I started out using gravity filtration, and then built a homemade vacuum filtration. The vacuum helps but literally takes 2-3 hours to to vacuum filter approximately 1/2 oz. of AgCl (not including wash). This is using a 7cm, medium 8 micron filter paper.
So, what I have been doing: settle, decant, add more H20, settle and decant, repeat. This helps but Im allowing 24 hours to settle. So it is very slow process. Just last night I tried GSP's wick filter. I am still unsure about it as of now. I also have some elemental silver I converted using NaOH and Syrup. It is harder than the chloride to filter . My main goal is to have high quality silver. But really how can you "wash" something that will just be soaking in the liquid for hours before the the liquid is removed thru filtration?

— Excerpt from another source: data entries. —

## Hand-write the group-chain walk in scalar asm and tweak mapper indexing

Replaces the unrolled C++ group-start chain walk in the wide fast path with an inline-asm sequence. It uses v_readlane, scalar adds and exec-mask shifting to assign each 8-lane group its start, and branches out early once the 64 or 128 limit is reached. The goal is to cut VALU/SALU overhead and readlane dependency stalls on the serial chain. The descriptor mapper now keeps an element count instead of a byte offset. The tail copy_one call flips its first template flag to false. The asm hard-codes exec manipulation and labels, and the flag flip could change correctness-related behaviour.

```diff
diff --git a/auroralib/compression_amd/csrc/alz_decode_fast.h b/auroralib/compression_amd/csrc/alz_decode_fast.h
--- a/auroralib/compression_amd/csrc/alz_decode_fast.h
+++ b/auroralib/compression_amd/csrc/alz_decode_fast.h
@@ -46,6 +46,49 @@
     u64 w = (lo >> i) | ((hi << (63 - i)) << 1);
     return (u32)w;
 }
+
+#ifndef ALZ_CHAIN_ASM
+#define ALZ_CHAIN_ASM 1
+#endif
+#define ALZ_HOP(it, entry, lim, src, fail) \
+    entry \
+    "s_cmpk_lt_u32 %[g], " lim "\n\t" \
+    "s_cbranch_scc0 " fail #it "_%=\n\t" \
+    "v_readlane_b32 %[n], " src ", %[g]\n\t" \
+    "s_lshl_b64 exec, exec, 8\n\t" \
+    "v_mov_b32 %[gs], %[g]\n\t" \
+    "s_add_u32 %[g], %[g], %[n]\n\t"
+#define ALZ_HOP_A(it) ALZ_HOP(it, "", "64", "%[s0]", ".LALZB")
+#define ALZ_HOP_B(it) ALZ_HOP(it, ".LALZB" #it "_%=:\n\t", "128", "%[s1]", ".LALZX")
+#define ALZ_HOP_X(it) ".LALZX" #it "_%=:\n\t" "s_movk_i32 %[ng], " #it "\n\t" "s_branch .LALZD_%=\n"
+__device__ __forceinline__ void chain_walk_wide(u32 gsize, u32 gsize1, u32& g_out, u32& ng_out, u32& gstart_out) {
+    u32 g, ng, n, gstart = 0;
+    u64 ex;
+    asm volatile(
+        "s_mov_b64 %[ex], exec\n\t"
+        "v_readlane_b32 %[n], %[s0], 0\n\t"
+        "s_mov_b64 exec, 0xff\n\t"
+        "s_mov_b32 %[g], %[n]\n\t"
+        ALZ_HOP_A(1) ALZ_HOP_A(2) ALZ_HOP_A(3) ALZ_HOP_A(4) ALZ_HOP_A(5) ALZ_HOP_A(6) ALZ_HOP_A(7)
+        "s_movk_i32 %[ng], 8\n\t"
+        "s_branch .LALZD_%=\n"
+        ALZ_HOP_B(1) ALZ_HOP_B(2) ALZ_HOP_B(3) ALZ_HOP_B(4) ALZ_HOP_B(5) ALZ_HOP_B(6) ALZ_HOP_B(7)
+        "s_movk_i32 %[ng], 8\n\t"
+        "s_branch .LALZD_%=\n"
+        ALZ_HOP_X(1) ALZ_HOP_X(2) ALZ_HOP_X(3) ALZ_HOP_X(4) ALZ_HOP_X(5) ALZ_HOP_X(6)
+        ".LALZX7_%=:\n\t"
+        "s_movk_i32 %[ng], 7\n"
+        ".LALZD_%=:\n\t"
+        "s_mov_b64 exec, %[ex]"
+        : [g] "=&s"(g), [ng] "=&s"(ng), [n] "=&s"(n), [ex] "=&s"(ex), [gs] "+v"(gstart)
+        : [s0] "v"(gsize), [s1] "v"(gsize1)
+        : "scc");
+    g_out = g; ng_out = ng; gstart_out = gstart;
+}
+#undef ALZ_HOP_X
+#undef ALZ_HOP_B
+#undef ALZ_HOP_A
+#undef ALZ_HOP
 
 template <int FMT, class OW>
 __device__ __forceinline__ bool fast_iter_interleaved(InCache& in, OW& out, DecState& s, u32 size, u32 src_len, bool& to_serial, u8* segmark, int lane, const FastGeom& gm) {
@@ -88,6 +131,8 @@
     spec(x0, l3, l4, gsize, info);
     if (WIDE) spec(x1, l3b, l4b, gsize1, info1);
     u32 g = 0, ng = 0, gstart = 0;
+    if (WIDE && ALZ_CHAIN_ASM != 0) chain_walk_wide(gsize, gsize1, g, ng, gstart);
+    else {
 #pragma unroll
     for (int it = 0; it < 8; it++) {
         if (g < (WIDE ? 128u : 64u)) {
@@ -96,6 +141,7 @@
             else g += wave_readlane(gsize, g);
             ng = (u32)it + 1u;
         }
+    }
     }
     const u32 k = (u32)lane & 7u;
     u32 inf = wave_bperm(gstart & 63u, info);
diff --git a/auroralib/compression_amd/csrc/alz_emit_byte.h b/auroralib/compression_amd/csrc/alz_emit_byte.h
--- a/auroralib/compression_amd/csrc/alz_emit_byte.h
+++ b/auroralib/compression_amd/csrc/alz_emit_byte.h
@@ -14,7 +14,7 @@
 
 struct Mapper {
     u32 relm;
-    u32 tbase4;
+    u32 tbase;
     u32 m;
 };
 template <bool DESCTAB>
@@ -45,8 +45,8 @@
 __device__ __forceinline__ u32 map_one(OW& out, u8* segmark, int lane, u32 desc, Mapper& mp) {
     const u64 M = step_marks<OW, PAR>(out, segmark, lane, mp);
     const u32 cnt = __builtin_amdgcn_mbcnt_hi((u32)(M >> 32), __builtin_amdgcn_mbcnt_lo((u32)M, 0u));
-    const u32 dsc = desc_of<DESCTAB>(segmark, (cnt << 2) + mp.tbase4, desc);
-    mp.tbase4 += 4u * (u32)__popcll(M);
+    const u32 dsc = desc_of<DESCTAB>(segmark, (cnt + mp.tbase) << 2, desc);
+    mp.tbase += (u32)__popcll(M);
     mp.m += 1u;
     return dsc;
 }
@@ -79,8 +79,8 @@
     const u32 mk = segmark[64u * (u32)PAR + (u32)lane];
     const u64 M = __ballot(mk == out.mtag);
     const u32 cnt = __builtin_amdgcn_mbcnt_hi((u32)(M >> 32), __builtin_amdgcn_mbcnt_lo((u32)M, 0u));
-    const u32 dscn = desc_of<CFG::DESCTAB>(segmark, (cnt << 2) + mp.tbase4, desc);
-    mp.tbase4 += 4u * (u32)__popcll(M);
+    const u32 dscn = desc_of<CFG::DESCTAB>(segmark, (cnt + mp.tbase) << 2, desc);
+    mp.tbase += (u32)__popcll(M);
     mp.m += 1u;
     u32 val;
     if (CFG::LITRUN) val = ((int)dsc < 0) ? lv : wv;
@@ -102,7 +102,7 @@
     u32 X = 0;
     u32 qs = O + (u32)lane + out.oshift;
     Mapper mp;
-    mp.tbase4 = 0; mp.m = 0;
+    mp.tbase = 0; mp.m = 0;
     mp.relm = e.kept ? e.off + e.clen - 1u : 0xFFFFFF00u;
     if (CFG::DESCTAB) reinterpret_cast<u32*>(segmark + 128u)[lane] = desc;
     while (X + 64u <= T && (O + X < W || (mp.m & 1u))) {
@@ -123,7 +123,7 @@
     }
     if (X + 64u <= T) {
         if (!ahead) dA = map_one<OW, CFG::DESCTAB, -1>(out, segmark, lane, desc, mp);
-        copy_one<OW, CFG, true, true>(out, inlds, lane, dA, qs, 64u); ahead = 0;
+        copy_one<OW, CFG, false, true>(out, inlds, lane, dA, qs, 64u); ahead = 0;
         X += 64u; out.produced = O + X; if (out.produced - out.flushed >= out.fl) out.flush_blocks();
     }
     if (X < T) {
```

Result: faster. 1022 GiB/s, median of 6 (+4.5%).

I have read and read, watched videos (thanks Lasersteve), but it seems like most silver produced in videos is granular and easily settles when agitated. My 1/2 oz Ag in solution of 1 quart of water will stay cloudy for well over 24 hours.

Does anyone have any suggestions? Would it be just as easy to incinerate before melting? 

Im not looking to make money at this, I am intrigued by the process and really enjoy studying and learning about the chemistry involved. 

Thanks in Advance


----------



## Barren Realms 007 (Aug 11, 2014)

Have you tried heating you solution to see if it will settle faster?


----------



## jamiedrchiro (Aug 11, 2014)

Thanks for the reply. 

Yes I have tried heating the solution. Most times after I decant, I add boiling hot water, stir and let it settle again for at least 24 hours.


----------



## Lou (Aug 11, 2014)

egg white?


----------



## jamiedrchiro (Aug 11, 2014)

Egg White??? I'm sorry, I do not know what you are referring too. 

Am I missing something?


----------



## Lou (Aug 11, 2014)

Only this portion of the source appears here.